__Task statement__
Start at the line in the entries below that contains "-209,10 +225,10 @@", stop at the line that contains "loads = p.slab == nullptr;", and output exactly the lines in that span, both ends included.

● ● ● ● ● ● ●

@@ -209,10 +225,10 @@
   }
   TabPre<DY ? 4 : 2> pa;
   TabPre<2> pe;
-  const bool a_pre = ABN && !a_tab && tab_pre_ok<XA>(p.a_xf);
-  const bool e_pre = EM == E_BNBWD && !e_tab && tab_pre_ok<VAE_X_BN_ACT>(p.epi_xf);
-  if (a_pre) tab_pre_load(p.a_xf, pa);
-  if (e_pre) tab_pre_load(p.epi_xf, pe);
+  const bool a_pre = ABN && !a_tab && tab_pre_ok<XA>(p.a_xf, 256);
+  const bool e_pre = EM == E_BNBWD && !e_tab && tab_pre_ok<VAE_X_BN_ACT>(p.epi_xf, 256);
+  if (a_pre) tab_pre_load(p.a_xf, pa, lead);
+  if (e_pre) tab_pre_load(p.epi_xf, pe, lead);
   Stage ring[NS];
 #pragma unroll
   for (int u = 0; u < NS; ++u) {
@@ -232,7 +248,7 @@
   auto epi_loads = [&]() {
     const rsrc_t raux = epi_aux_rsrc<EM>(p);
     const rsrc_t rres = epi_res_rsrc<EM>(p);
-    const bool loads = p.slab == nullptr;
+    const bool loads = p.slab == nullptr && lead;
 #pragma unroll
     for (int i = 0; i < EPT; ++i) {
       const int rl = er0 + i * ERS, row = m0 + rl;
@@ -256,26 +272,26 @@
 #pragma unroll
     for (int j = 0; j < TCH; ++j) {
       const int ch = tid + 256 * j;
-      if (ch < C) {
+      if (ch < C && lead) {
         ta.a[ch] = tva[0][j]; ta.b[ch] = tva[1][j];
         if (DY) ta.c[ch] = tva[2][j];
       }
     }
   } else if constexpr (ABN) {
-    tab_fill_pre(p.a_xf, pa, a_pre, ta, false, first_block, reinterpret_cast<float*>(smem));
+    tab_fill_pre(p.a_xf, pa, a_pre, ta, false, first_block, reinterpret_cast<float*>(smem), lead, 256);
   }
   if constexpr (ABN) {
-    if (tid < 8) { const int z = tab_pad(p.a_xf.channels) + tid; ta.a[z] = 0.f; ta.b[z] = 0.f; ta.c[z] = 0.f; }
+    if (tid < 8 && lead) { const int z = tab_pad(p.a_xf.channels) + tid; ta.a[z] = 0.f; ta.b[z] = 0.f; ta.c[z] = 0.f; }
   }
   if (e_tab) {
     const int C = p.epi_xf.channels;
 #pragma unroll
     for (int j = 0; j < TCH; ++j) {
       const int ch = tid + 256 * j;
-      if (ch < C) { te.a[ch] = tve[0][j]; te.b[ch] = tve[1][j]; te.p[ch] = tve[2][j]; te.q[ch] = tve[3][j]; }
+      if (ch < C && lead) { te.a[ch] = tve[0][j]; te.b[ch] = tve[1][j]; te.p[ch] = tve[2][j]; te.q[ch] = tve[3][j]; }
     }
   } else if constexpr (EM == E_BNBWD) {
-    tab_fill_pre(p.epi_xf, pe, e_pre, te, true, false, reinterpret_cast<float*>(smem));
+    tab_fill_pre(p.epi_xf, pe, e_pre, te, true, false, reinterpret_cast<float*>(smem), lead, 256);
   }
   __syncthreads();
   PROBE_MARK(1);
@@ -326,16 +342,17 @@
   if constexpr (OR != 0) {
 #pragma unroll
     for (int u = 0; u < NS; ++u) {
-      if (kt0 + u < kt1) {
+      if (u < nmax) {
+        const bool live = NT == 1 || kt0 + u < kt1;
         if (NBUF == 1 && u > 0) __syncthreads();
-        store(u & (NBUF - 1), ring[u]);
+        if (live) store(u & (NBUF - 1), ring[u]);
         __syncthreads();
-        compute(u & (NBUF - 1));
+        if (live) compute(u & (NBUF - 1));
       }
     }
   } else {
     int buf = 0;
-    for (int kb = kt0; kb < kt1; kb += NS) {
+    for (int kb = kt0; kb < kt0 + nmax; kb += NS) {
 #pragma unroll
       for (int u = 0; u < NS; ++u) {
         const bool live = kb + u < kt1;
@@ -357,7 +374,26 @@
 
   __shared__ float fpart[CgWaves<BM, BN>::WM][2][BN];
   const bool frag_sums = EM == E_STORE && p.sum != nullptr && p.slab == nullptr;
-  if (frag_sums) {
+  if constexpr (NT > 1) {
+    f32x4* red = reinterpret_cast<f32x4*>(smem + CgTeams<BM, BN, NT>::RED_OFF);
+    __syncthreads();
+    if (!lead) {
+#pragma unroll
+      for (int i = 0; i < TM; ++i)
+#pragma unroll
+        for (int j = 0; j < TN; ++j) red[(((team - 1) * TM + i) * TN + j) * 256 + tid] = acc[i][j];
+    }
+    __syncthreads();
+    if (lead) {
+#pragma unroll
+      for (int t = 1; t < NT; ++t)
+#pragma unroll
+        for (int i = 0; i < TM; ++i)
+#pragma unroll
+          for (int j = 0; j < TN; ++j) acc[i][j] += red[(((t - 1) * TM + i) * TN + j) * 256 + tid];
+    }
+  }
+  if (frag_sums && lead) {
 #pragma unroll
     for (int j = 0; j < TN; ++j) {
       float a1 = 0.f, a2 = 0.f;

● ● ● ● ● ● ●

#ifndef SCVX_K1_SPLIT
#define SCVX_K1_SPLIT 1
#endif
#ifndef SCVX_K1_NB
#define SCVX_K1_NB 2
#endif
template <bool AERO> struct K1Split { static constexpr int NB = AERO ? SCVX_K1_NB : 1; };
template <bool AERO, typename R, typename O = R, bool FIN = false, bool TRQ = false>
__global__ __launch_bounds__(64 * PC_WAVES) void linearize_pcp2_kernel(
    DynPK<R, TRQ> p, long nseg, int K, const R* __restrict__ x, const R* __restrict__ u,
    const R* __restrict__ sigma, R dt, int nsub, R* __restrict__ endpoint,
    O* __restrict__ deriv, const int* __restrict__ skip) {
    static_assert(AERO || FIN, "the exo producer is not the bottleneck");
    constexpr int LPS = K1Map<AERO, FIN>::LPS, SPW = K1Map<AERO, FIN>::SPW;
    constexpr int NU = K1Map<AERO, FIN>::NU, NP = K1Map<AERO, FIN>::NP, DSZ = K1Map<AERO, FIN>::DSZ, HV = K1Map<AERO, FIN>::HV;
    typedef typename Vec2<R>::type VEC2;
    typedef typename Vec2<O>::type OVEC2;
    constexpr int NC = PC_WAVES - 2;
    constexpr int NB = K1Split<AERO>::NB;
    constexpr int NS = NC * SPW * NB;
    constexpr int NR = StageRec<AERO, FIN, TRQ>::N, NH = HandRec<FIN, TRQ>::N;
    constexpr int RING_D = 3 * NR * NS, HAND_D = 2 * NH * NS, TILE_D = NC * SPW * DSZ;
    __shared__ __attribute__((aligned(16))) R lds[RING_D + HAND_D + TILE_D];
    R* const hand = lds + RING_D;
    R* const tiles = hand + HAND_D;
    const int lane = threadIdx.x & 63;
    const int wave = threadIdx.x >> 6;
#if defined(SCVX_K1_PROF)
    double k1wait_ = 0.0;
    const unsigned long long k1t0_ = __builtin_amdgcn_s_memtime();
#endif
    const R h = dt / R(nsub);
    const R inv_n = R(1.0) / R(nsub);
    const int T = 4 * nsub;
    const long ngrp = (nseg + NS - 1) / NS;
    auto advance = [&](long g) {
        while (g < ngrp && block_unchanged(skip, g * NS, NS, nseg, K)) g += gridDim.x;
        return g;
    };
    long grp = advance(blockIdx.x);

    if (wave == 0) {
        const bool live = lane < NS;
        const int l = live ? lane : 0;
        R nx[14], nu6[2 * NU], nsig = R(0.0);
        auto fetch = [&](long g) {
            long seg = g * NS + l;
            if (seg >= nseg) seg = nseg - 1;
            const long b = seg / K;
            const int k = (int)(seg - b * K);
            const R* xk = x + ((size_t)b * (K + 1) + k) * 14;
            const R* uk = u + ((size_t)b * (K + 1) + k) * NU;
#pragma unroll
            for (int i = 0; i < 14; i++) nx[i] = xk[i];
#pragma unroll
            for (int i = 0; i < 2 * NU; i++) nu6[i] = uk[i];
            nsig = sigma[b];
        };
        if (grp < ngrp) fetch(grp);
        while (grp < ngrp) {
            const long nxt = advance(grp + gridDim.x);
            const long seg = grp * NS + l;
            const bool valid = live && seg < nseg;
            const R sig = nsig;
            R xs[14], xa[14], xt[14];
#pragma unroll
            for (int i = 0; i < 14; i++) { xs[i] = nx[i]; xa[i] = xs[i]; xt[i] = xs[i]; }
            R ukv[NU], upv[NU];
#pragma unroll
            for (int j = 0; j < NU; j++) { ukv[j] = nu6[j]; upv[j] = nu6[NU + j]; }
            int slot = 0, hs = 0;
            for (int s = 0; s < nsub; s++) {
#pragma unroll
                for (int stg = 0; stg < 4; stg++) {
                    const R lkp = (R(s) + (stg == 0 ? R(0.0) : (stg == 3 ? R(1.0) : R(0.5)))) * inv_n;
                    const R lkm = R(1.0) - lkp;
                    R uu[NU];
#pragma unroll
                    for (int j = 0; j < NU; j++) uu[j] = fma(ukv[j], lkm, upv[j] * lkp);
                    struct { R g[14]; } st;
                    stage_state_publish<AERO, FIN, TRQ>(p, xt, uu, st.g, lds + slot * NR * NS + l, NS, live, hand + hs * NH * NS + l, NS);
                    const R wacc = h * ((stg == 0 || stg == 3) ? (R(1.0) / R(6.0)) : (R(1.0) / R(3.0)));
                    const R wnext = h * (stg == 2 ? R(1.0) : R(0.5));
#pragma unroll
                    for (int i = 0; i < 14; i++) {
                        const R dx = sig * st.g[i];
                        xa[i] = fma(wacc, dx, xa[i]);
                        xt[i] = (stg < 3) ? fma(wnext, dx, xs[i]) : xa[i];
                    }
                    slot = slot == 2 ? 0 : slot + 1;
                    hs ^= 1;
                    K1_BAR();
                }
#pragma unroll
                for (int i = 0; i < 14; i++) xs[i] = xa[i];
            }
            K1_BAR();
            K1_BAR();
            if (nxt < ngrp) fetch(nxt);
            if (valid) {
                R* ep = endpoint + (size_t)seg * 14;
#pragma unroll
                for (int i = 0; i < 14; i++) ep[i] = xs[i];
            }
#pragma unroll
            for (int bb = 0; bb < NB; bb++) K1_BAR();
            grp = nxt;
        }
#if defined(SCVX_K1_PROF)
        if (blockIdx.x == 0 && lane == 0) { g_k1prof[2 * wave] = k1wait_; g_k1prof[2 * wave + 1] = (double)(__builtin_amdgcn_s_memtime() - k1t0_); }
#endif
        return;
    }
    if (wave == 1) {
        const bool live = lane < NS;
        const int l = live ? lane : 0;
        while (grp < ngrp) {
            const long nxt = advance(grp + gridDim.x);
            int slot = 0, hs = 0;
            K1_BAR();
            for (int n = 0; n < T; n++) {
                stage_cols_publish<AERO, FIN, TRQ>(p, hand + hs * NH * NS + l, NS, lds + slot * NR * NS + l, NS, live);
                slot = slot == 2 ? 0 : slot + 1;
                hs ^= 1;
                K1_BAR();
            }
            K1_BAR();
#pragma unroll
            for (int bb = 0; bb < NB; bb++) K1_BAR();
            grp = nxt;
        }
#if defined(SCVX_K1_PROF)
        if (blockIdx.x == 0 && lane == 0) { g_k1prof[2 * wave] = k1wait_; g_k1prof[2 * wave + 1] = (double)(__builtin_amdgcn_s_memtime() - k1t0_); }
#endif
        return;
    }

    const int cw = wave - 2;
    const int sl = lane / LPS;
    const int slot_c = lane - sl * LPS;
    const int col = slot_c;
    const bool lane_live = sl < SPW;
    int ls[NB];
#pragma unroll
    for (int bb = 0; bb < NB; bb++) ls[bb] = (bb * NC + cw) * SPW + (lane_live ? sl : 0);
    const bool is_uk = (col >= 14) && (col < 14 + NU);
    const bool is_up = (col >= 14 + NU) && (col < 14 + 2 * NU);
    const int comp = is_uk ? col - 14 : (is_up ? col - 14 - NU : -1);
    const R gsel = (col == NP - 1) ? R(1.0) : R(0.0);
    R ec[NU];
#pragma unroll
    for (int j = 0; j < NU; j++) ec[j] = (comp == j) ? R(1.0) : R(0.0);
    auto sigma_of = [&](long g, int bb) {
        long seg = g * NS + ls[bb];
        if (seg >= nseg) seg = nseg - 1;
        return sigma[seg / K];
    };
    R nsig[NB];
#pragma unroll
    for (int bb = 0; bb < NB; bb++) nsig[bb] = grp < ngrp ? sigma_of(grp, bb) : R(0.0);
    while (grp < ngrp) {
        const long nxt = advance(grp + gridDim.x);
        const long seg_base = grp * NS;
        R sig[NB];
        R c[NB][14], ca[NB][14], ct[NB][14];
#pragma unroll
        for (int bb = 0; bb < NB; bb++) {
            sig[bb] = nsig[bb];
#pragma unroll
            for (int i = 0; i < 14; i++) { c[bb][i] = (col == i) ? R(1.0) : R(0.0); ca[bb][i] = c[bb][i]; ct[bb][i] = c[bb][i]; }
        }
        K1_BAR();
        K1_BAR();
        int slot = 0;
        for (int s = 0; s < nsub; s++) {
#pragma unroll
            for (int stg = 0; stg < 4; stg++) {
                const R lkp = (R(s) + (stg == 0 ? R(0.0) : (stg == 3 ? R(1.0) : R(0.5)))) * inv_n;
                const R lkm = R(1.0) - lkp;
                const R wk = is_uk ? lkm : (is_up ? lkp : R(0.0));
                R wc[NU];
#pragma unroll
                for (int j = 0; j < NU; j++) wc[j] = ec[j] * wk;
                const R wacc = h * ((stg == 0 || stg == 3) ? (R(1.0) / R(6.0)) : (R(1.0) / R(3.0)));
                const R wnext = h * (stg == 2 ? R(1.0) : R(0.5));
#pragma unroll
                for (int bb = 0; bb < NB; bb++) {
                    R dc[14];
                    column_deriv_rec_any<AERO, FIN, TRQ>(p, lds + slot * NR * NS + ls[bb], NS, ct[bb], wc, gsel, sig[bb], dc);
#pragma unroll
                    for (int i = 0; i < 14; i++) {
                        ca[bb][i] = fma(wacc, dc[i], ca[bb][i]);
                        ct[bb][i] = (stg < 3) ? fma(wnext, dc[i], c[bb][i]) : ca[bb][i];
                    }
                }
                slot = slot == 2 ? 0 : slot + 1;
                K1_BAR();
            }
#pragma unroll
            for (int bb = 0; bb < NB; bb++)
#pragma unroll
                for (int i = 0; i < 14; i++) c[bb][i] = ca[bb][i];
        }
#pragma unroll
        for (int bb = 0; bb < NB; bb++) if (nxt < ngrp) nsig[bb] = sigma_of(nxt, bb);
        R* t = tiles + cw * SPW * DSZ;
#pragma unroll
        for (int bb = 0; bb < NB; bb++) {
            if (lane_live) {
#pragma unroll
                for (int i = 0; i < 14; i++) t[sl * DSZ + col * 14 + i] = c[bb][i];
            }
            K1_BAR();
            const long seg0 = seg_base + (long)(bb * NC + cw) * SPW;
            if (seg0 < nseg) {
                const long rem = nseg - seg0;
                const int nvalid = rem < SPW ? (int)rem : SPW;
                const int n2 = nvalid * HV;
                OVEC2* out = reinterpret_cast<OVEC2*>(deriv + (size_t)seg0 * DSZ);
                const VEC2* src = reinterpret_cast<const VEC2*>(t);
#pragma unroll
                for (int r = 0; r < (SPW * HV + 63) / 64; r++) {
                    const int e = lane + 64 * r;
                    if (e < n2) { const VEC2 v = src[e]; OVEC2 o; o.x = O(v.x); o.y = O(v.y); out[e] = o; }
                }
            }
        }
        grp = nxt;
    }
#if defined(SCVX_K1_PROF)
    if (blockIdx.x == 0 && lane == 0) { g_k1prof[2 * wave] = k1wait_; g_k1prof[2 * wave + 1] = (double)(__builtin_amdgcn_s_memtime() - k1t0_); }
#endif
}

● ● ● ● ● ● ●

__Response to the task__
@@ -209,10 +225,10 @@
   }
   TabPre<DY ? 4 : 2> pa;
   TabPre<2> pe;
-  const bool a_pre = ABN && !a_tab && tab_pre_ok<XA>(p.a_xf);
-  const bool e_pre = EM == E_BNBWD && !e_tab && tab_pre_ok<VAE_X_BN_ACT>(p.epi_xf);
-  if (a_pre) tab_pre_load(p.a_xf, pa);
-  if (e_pre) tab_pre_load(p.epi_xf, pe);
+  const bool a_pre = ABN && !a_tab && tab_pre_ok<XA>(p.a_xf, 256);
+  const bool e_pre = EM == E_BNBWD && !e_tab && tab_pre_ok<VAE_X_BN_ACT>(p.epi_xf, 256);
+  if (a_pre) tab_pre_load(p.a_xf, pa, lead);
+  if (e_pre) tab_pre_load(p.epi_xf, pe, lead);
   Stage ring[NS];
 #pragma unroll
   for (int u = 0; u < NS; ++u) {
@@ -232,7 +248,7 @@
   auto epi_loads = [&]() {
     const rsrc_t raux = epi_aux_rsrc<EM>(p);
     const rsrc_t rres = epi_res_rsrc<EM>(p);
-    const bool loads = p.slab == nullptr;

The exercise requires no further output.